Another benefit of the startup check is that the startup and health-check costs are paid once per test class. This allows you to structure your tests as a large number of small tests rather than a few big tests.

ClusterConfig and ResolvedClusterConfig

The ClusterConfig class is the Java representation of the test configuration. The instance is available from the Initializer and by Guice injection.

It is a Jackson-serialized class that handles the "raw" form of configuration.

The ClusterConfig.resolve() method expands includes, applies defaults, validates values, and returns a ResolvedClusterConfig instance used by tests. ResolvedClusterConfig is available via Guice injection. In most cases, however, you'll use it indirecty via the various clients described below. Each of those uses IntegrationTestingConfig class, an instance of which is created to read from ResolvedClusterConfig.

Remember that each host has two names and two ports:

  • The external (or "proxy") host and port, as seen by the machine running the tests.
  • The internal host and port, as seen by the service itself running in the Docker cluster.

The various config files provide configurations for the Docker, K8s and local cluster cases. This means that resolveProxyHost() will resolve to the proxy for Docker, but the actual host for a local cluster.

The original test setup was designed before Druid introduced the router. A good future improvement is to modify the code to use the router to do the routing rather than doing it "by hand" in the tests. This means that each test would use the router port and router API for things like the Overlord and Coordinator. Then, configuration need only specify the router, not the other services.

It is also possible to use Router APIs to obtain the server list dynamically rather than hard-coding the services and ports. If we find cases where tests must use the APIs directly, then we could either extend the Router API or implement client-side service lookup.

ClusterClient

The integration tests make many REST calls to the Druid cluster. The tests contain much copy/paste code to make these calls. The ClusterClient class is intended to gather up these calls so we have a single implementation rather than many copies. Add methods as needed for additional APIs.

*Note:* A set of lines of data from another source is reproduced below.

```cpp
template <bool U16> __global__ __launch_bounds__(kThreadsCells, CAPE_A1_CELL_WAVES) void cape_cell_moments_kernel(StageAParams p, int nWaves)
{
    const int gw = __builtin_amdgcn_readfirstlane((int)(blockIdx.x * (kThreadsCells / 64) + (threadIdx.x >> 6)));
    if (gw >= nWaves)
        return;
    const int wavesPerFrame = (p.cells + 63) >> 6;
    const int frame = gw / wavesPerFrame;
    const int w = gw - frame * wavesPerFrame;
    const int cell = w * 64 + (int)(threadIdx.x & 63);
    if (cell >= p.cells)
        return;
    const int cellRow = cell / p.hCells;
    const int cellCol = cell - cellRow * p.hCells;
    const size_t frameOff = (size_t)frame * p.W * p.H;

    PxAcc A;
#pragma unroll
    for (int k = 0; k < 9; ++k)
        A.S[k] = 0.0;
    A.n = 0;
    A.zminBits1 = 0xFFFFFFFFu;
    A.zmaxBits = 0u;

    double a[kCell];
    {
        const double2* ap = reinterpret_cast<const double2*>(p.acol + cellCol * kCell);
// ... 135 lines not shown
#pragma unroll
    for (int j = 0; j < kQuads; ++j)
    {
        const float4 v = to_f4(buf[j]);
        acc_piece(v, j, b);
        z399 = v.w;
    }

    const uint32_t n = A.n;
    const float zmin = __uint_as_float(A.zminBits1 + 1u), zmax = __uint_as_float(A.zmaxBits);
    const size_t gcell = my_cell();
    const int ecell = (int)(gcell - (size_t)frame * p.cells);
    int hCells = p.hCells;
    asm volatile("" : "+s"(hCells));
    const int eRow = ecell / hCells;
    const float rab = fmaxf(p.ratio_col[ecell - eRow * hCells], p.ratio_row[eRow]);
    const bool exact_ok = A.zmaxBits <= 0x7F7FFFFFu && ((n == 0) || (zmax * rab <= 512.0f * zmin));

    CellAux aux;
    aux.z0 = z0;
    aux.z399 = z399;
    aux.flags = (n & kCountMask) | (continuous ? kAuxContinuous : 0u) | (exact_ok ? kAuxExact : 0u);
    aux.zc = zc;
    p.cell_aux[gcell] = aux;
    double2* dst = reinterpret_cast<double2*>(p.cell_sums + gcell * kSumStride);
    static_assert(kSumStride == 10, "nine sums and the count: five 16-B stores");
    dst[0] = make_double2(A.S[0], A.S[1]);
    dst[1] = make_double2(A.S[2], A.S[3]);
    dst[2] = make_double2(A.S[4], A.S[5]);
    dst[3] = make_double2(A.S[6], A.S[7]);
    dst[4] = make_double2(A.S[8], (double)n);
}

hipError_t launch_cell_moments(const StageAParams& p, int nFrames, hipStream_t stream)
{
    if (p.a1Bands)
    {
        const int grid = nFrames * p.pairsPerFrame;
        if (p.depth)
            hipLaunchKernelGGL(cape_cell_moments_bands_kernel<false>, dim3(grid), dim3(kThreadsA), 0, stream, p);
        else
            hipLaunchKernelGGL(cape_cell_moments_bands_kernel<true>, dim3(grid), dim3(kThreadsA), 0, stream, p);
        return hipGetLastError();
    }
    constexpr int kWaves = kThreadsCells / 64;
    const int waves = nFrames * ((p.cells + 63) / 64);
    const int grid = (waves + kWaves - 1) / kWaves;
    if (p.depth)
        hipLaunchKernelGGL(cape_cell_moments_kernel<false>, dim3(grid), dim3(kThreadsCells), 0, stream, p, waves);
    else
        hipLaunchKernelGGL(cape_cell_moments_kernel<true>, dim3(grid), dim3(kThreadsCells), 0, stream, p, waves);
    return hipGetLastError();
}

}
```

### rgb-d-slam_amd/csrc/cape_handle.h

```cpp
#pragma once

#include <hip/hip_runtime.h>

#include <cstring>
#include <string>
#include <utility>
#include <vector>

#include "cape_internal.h"

namespace cape {
hipError_t launch_cell_moments(const StageAParams& p, int nFrames, hipStream_t stream);
hipError_t launch_cell_plane(const StageAParams& p, int nFrames, hipStream_t stream);
hipError_t launch_cell_strips(const StageAParams& p, int nFrames, uint32_t* frameCounters, hipStream_t stream);
int cell_plane_rows_per_tile(const StageAParams& p, int nFrames);
hipError_t launch_grow(const StageBParams& p, int nFrames, hipStream_t stream, hipStream_t side, hipEvent_t fork, hipEvent_t done,
                       const GenParams* gen);
hipError_t launch_grow_general(const StageBParams& p, const GenParams& g, int nFrames, hipStream_t stream);
size_t grow_lds_bytes(int cells, bool cylinders, int maxPlanes);
size_t grow_state_bytes(int cells);
bool resume_group_fits(const StageBParams& p);
hipError_t launch_rectify(const RectifyParams& p, int nFrames, int computeUnits, hipStream_t stream);
hipError_t launch_match(const MatchParams& p, int nFrames, hipStream_t stream);
hipError_t launch_pack(const PackParams& p, hipStream_t stream);
hipError_t launch_polygons(const PolygonParams& p, int nFrames, hipStream_t stream);
hipError_t launch_match_polygons(const MatchPolygonParams& p, int nFrames, hipStream_t stream);
hipError_t launch_match_map(const MatchMapParams& p, int nFrames, hipStream_t stream);
hipError_t launch_match_map_wide(const MatchMapParams& p, int nFrames, hipStream_t stream);
hipError_t launch_match_wide(const MatchWideParams& p, int nFrames, hipStream_t stream);
hipError_t launch_carry_save(const CarrySaveParams& p, hipStream_t stream);
// ... 480 lines not shown
```

### rgb-d-slam_amd/csrc/cape_internal.h

```cpp
#pragma once
#include <stdint.h>

#include "../../include/cape_hip.h"

namespace cape {

constexpr int kSumStride = 10;
constexpr int kFastPlanes = 32;
constexpr int kProfileSlots = 32;
constexpr int kResumeClasses = 8;
constexpr int kCylStride = 8;
constexpr int kPlaneStride = 8;
constexpr uint32_t kFlagPlanar = 1u << 31;
constexpr uint32_t kFlagInorder = 1u << 30;
constexpr uint32_t kFlagNearEdge = 1u << 29;
constexpr uint32_t kCountMask = (1u << 24) - 1;
constexpr uint32_t kFlagLeftToMe = 1u << 24;
constexpr uint32_t kFlagMeToLeft = 1u << 25;
constexpr uint32_t kFlagUpToMe = 1u << 26;
constexpr uint32_t kFlagMeToUp = 1u << 27;
constexpr uint32_t kAuxContinuous = 1u << 31;
constexpr uint32_t kAuxExact = 1u << 30;
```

The cluster client is "test aware": it uses the information in ClusterConfig to know how to send the requested API. The methods handle JSON deserialization, so tests can focus simply on making a call and checking the results.

org.apache.druid.testing.clients

This package in integration-tests has clients for most other parts of Druid. For example, CoordinatorResourceTestClient is a client for Coordinator calls. These clients are also aware of the test configuration, by way of the IntegrationTestingConfig class, an instance of which is created to read from ResolvedClusterConfig.